REQUIRED WORK: Search the records for the string "RowArgs" and copy every line where it turns up.

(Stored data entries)
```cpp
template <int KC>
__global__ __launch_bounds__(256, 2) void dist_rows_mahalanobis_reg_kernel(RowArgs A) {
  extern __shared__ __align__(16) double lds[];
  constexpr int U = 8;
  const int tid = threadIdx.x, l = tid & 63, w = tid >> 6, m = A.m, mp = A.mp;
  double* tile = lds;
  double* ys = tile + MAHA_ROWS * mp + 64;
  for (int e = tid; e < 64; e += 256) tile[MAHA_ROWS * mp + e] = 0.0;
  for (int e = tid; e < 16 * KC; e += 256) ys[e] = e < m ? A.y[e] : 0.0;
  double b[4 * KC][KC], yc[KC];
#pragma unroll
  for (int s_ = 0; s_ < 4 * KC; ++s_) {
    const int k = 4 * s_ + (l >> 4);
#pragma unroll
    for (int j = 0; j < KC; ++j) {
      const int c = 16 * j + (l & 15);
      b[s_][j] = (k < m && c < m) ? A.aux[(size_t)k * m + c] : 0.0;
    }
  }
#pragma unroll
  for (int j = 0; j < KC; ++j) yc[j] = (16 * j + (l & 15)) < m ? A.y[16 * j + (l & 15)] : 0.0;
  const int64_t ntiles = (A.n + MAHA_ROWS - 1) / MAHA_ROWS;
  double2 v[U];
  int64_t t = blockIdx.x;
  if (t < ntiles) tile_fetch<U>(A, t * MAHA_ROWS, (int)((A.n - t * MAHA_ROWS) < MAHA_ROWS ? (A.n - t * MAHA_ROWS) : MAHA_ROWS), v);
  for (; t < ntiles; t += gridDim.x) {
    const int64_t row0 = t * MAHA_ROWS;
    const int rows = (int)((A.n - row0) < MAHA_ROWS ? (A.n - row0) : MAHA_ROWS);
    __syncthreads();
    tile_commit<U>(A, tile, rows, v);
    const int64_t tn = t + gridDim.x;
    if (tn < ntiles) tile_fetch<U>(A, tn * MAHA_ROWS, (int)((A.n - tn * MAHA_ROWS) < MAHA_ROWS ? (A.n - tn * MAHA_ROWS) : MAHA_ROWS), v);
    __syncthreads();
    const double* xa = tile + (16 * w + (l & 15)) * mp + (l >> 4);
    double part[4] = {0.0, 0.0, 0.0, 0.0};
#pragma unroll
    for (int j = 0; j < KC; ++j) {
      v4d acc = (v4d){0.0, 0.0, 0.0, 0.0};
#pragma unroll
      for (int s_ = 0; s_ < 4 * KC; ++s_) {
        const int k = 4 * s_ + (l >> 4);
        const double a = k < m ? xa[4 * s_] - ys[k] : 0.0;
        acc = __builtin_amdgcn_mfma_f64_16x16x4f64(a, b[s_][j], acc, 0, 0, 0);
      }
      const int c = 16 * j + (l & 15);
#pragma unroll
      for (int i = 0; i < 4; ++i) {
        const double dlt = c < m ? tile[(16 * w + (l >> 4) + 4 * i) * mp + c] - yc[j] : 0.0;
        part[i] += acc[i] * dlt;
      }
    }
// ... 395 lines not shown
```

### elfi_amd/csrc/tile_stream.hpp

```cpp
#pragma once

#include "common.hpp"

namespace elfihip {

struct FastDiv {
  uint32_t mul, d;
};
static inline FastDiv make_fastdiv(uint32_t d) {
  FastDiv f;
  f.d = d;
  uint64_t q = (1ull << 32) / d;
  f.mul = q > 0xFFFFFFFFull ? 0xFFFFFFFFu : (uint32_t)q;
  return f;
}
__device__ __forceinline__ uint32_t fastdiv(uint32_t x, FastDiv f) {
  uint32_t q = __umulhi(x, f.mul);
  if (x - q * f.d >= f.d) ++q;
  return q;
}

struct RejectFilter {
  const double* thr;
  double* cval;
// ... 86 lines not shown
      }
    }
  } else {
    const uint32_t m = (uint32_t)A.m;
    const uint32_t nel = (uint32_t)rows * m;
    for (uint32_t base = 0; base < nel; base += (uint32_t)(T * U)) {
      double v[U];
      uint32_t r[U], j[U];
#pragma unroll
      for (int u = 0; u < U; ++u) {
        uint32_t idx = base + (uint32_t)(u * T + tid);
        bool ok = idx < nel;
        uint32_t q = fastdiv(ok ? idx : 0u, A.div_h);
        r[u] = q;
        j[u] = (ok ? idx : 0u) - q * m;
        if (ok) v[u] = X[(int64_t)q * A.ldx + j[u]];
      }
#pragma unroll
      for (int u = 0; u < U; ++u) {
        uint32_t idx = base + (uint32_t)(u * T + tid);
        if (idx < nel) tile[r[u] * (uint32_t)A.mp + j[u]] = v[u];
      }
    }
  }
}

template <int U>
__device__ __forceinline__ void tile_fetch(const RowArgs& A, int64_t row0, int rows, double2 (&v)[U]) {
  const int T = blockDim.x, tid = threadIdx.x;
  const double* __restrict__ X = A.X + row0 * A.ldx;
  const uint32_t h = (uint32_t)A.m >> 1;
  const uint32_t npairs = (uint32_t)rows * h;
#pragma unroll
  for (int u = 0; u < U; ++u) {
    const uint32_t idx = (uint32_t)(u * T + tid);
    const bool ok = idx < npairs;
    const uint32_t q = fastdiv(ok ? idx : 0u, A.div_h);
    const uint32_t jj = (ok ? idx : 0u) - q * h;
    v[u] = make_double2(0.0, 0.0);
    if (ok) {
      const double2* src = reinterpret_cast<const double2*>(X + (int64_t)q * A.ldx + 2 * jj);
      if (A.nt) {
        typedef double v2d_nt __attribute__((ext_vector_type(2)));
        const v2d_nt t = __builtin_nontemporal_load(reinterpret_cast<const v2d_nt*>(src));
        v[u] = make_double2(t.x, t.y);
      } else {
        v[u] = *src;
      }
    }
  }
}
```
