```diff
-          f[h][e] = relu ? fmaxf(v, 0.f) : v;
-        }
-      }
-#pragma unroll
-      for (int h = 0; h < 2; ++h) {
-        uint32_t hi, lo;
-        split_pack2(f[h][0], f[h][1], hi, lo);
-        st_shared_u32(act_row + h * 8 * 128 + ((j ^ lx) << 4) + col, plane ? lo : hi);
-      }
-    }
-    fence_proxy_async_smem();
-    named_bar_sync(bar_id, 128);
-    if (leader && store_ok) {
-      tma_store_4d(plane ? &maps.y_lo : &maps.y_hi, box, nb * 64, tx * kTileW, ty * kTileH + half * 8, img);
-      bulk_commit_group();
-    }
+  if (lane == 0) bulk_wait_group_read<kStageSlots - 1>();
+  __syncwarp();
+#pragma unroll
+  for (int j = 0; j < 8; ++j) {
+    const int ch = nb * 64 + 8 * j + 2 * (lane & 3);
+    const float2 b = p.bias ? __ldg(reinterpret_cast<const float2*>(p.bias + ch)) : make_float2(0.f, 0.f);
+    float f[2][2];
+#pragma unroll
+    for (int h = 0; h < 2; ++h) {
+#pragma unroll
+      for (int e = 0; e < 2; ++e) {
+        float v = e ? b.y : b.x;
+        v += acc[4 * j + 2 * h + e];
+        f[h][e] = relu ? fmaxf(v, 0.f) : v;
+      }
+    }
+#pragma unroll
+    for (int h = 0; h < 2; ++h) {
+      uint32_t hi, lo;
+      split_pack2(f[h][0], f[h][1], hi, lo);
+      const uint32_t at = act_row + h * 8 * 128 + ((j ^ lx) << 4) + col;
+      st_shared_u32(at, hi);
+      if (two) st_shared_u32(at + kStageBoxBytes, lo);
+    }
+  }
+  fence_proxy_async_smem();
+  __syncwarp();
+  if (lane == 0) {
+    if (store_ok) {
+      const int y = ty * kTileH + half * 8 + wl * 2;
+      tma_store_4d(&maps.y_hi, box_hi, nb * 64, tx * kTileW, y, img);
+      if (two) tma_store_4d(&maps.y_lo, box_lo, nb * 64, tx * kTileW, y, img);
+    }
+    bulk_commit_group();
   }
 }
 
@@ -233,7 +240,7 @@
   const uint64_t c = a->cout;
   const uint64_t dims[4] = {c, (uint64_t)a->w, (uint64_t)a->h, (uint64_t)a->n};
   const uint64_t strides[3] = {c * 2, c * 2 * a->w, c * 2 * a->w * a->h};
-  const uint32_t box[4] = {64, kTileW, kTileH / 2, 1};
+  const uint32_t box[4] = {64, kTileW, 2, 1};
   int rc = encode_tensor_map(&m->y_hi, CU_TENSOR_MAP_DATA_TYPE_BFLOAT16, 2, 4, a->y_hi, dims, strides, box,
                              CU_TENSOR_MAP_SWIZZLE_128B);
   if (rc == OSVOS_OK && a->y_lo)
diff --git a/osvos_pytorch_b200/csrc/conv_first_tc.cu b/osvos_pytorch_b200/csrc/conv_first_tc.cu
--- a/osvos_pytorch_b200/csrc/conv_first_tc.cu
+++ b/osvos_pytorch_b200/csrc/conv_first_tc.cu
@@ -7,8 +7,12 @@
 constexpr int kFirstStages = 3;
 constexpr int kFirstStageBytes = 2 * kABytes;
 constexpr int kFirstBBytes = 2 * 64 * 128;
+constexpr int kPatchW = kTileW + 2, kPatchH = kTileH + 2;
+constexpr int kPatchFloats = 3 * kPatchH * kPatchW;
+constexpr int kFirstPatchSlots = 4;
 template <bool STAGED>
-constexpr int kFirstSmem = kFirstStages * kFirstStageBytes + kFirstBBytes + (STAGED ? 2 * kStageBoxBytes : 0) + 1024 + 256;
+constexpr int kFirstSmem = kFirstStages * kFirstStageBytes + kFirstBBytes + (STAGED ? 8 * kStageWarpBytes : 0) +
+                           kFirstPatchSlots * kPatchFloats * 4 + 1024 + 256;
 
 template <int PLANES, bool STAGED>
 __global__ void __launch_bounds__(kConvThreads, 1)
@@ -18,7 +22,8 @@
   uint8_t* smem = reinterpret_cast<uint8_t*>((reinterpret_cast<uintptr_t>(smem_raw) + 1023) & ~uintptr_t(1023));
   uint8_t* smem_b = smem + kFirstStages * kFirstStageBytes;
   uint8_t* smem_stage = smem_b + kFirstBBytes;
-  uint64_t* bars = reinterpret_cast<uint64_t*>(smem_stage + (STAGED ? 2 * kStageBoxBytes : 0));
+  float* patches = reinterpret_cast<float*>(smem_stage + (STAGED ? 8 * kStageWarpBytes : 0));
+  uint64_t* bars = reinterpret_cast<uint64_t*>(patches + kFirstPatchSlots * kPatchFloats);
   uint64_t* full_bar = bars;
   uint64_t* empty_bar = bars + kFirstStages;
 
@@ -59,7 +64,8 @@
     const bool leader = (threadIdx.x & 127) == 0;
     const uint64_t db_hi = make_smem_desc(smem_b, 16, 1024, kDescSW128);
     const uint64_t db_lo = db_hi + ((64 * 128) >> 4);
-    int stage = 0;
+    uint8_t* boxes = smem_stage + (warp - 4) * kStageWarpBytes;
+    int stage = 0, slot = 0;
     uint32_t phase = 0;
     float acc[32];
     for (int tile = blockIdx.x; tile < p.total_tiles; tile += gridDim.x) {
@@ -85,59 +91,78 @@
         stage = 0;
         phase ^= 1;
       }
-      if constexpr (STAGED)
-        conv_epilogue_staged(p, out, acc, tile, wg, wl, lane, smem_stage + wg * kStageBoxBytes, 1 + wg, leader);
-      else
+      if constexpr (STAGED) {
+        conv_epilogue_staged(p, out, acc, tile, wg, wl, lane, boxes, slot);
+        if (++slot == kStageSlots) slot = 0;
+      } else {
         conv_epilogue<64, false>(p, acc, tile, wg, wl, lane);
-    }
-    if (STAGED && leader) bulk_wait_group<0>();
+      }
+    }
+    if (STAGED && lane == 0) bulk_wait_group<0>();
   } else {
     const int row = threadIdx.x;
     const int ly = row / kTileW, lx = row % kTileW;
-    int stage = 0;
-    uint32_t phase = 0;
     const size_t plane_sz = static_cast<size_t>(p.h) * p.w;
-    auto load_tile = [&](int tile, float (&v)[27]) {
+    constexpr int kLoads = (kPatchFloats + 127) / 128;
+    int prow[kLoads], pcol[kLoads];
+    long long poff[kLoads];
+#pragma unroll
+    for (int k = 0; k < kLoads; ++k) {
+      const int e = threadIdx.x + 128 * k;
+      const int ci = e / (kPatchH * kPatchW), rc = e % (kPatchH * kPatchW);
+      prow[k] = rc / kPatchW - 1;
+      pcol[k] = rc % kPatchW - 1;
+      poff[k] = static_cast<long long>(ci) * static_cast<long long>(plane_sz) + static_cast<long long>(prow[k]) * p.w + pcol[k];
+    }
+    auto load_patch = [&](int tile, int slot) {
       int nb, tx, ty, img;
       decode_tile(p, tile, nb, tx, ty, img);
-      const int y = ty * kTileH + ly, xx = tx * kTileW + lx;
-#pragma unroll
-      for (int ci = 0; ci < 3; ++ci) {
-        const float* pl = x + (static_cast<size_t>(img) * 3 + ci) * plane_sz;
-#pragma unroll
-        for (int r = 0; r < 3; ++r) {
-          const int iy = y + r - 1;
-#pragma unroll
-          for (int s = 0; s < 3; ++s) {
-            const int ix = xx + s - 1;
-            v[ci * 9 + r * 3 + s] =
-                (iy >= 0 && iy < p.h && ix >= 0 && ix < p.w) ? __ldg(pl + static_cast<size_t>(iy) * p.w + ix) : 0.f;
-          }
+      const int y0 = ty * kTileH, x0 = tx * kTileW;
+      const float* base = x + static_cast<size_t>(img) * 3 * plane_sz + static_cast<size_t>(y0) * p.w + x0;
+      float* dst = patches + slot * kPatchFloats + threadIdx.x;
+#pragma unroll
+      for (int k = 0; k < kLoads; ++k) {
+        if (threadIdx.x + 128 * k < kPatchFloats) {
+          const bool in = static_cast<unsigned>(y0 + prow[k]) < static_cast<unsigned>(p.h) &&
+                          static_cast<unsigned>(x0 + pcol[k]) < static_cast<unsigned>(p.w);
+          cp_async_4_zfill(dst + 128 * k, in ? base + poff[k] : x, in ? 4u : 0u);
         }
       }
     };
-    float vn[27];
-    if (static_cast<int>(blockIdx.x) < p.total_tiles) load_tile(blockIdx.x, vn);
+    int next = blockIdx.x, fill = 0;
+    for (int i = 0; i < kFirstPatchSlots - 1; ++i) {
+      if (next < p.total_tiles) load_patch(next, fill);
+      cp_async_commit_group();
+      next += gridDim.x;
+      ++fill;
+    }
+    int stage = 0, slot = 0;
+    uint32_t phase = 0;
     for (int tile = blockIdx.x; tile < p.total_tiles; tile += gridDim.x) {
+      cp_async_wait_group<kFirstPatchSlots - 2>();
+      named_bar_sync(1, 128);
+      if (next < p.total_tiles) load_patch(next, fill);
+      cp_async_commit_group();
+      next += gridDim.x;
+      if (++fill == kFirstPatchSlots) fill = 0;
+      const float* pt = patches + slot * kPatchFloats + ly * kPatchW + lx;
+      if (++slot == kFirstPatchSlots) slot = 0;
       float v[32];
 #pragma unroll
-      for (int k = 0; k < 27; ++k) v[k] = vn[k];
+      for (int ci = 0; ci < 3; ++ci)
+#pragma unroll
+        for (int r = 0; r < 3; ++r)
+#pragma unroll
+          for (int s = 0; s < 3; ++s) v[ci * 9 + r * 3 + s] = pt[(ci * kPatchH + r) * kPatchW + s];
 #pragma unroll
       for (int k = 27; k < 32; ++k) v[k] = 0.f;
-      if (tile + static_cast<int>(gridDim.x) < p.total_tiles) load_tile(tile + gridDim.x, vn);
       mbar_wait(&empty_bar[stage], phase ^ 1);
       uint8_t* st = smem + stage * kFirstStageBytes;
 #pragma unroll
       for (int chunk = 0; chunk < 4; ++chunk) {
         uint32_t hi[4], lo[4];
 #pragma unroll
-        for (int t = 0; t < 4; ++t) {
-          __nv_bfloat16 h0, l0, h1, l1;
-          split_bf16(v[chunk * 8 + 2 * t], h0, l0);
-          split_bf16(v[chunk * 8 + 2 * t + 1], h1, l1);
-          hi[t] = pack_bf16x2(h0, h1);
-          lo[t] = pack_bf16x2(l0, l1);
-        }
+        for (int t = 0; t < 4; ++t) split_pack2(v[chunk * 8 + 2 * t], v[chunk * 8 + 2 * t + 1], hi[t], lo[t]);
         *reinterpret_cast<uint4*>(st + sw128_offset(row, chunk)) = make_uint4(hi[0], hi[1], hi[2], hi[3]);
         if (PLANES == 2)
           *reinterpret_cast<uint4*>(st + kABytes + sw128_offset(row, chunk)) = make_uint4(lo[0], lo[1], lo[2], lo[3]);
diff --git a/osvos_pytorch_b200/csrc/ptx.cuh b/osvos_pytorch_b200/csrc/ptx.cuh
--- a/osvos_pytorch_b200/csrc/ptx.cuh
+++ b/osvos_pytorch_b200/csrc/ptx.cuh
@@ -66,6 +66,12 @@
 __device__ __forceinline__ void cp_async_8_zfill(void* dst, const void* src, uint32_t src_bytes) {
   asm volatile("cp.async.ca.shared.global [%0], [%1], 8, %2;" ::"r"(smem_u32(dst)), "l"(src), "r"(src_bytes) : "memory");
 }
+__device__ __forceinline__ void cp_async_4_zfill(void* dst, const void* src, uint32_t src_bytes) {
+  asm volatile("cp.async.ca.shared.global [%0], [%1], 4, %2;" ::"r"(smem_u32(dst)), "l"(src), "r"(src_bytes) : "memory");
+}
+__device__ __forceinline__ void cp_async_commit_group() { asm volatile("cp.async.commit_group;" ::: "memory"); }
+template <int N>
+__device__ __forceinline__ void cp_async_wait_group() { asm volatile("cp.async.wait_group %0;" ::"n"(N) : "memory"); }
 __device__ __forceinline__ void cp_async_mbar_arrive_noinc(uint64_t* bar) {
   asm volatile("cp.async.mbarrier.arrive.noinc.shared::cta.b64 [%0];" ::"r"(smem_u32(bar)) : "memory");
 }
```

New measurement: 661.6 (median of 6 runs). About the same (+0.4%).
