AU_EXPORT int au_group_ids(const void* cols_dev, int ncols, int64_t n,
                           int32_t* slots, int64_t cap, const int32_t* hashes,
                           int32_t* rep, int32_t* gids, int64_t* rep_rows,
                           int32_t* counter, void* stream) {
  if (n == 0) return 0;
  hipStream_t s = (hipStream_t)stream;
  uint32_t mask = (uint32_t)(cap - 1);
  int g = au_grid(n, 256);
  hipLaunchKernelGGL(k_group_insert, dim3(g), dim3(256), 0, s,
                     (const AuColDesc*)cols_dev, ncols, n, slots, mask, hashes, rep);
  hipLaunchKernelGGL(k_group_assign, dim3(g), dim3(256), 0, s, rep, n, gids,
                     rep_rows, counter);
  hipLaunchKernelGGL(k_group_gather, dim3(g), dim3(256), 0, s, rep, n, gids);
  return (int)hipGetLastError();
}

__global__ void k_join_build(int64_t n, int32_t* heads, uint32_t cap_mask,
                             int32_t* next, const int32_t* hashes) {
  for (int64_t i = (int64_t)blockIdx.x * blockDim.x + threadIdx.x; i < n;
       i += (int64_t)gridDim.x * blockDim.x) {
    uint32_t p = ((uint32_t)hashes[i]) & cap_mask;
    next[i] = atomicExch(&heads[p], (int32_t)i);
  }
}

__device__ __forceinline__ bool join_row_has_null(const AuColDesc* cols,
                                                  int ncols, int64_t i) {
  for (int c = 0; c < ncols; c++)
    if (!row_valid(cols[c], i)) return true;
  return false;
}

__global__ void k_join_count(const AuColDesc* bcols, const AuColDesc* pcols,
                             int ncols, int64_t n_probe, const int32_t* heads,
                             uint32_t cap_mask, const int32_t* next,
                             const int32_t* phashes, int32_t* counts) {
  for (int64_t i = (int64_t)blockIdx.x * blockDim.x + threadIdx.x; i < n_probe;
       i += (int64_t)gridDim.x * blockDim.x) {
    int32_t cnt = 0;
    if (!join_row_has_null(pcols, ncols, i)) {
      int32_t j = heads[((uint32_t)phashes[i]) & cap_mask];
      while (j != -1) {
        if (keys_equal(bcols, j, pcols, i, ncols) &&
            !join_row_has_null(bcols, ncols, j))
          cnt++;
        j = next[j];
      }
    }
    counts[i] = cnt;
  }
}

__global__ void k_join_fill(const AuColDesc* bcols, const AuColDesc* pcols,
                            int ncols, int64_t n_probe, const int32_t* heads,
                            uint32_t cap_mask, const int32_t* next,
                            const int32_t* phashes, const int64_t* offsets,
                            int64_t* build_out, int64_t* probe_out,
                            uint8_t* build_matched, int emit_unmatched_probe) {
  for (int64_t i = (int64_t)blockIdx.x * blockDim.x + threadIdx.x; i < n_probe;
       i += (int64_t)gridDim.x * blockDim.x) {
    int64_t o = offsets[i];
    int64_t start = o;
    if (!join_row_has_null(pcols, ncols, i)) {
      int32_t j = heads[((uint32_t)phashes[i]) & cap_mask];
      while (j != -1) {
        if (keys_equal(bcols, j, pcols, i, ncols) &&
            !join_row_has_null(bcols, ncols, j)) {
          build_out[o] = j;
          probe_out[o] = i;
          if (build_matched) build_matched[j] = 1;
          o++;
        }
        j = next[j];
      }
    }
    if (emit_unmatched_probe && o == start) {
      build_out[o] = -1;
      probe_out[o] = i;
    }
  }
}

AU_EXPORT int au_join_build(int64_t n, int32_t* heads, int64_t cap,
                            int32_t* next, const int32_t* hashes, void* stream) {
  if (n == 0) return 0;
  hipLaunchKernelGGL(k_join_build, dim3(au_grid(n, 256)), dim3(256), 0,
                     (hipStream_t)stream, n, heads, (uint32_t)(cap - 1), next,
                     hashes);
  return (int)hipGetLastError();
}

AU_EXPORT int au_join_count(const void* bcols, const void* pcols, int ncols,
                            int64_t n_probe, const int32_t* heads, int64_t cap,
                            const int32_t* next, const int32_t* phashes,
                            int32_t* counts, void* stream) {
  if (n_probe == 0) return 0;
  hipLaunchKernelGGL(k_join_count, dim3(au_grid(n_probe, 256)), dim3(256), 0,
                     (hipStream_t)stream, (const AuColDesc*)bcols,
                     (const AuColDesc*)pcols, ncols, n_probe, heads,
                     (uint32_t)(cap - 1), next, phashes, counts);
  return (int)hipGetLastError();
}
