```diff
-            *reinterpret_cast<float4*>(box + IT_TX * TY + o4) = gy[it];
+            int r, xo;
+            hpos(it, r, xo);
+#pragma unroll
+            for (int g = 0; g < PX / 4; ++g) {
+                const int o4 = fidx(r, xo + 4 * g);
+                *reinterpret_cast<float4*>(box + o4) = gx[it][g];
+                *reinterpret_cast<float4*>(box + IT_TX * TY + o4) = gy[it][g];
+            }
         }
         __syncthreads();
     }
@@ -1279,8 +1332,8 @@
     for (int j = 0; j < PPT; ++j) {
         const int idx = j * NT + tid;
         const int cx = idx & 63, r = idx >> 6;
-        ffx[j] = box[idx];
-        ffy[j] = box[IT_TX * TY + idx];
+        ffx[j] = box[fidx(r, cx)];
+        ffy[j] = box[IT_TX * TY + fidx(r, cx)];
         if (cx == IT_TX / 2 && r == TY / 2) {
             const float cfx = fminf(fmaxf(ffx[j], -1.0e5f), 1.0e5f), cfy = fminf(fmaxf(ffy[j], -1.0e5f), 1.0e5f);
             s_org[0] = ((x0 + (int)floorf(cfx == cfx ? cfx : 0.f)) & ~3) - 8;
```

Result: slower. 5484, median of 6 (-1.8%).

SOLUTION TO THIS PROBLEM:
__global__ __launch_bounds__(256, 2) void dist_rows_mahalanobis_reg_kernel(RowArgs A) {
__device__ __forceinline__ void tile_fetch(const RowArgs& A, int64_t row0, int rows, double2 (&v)[U]) {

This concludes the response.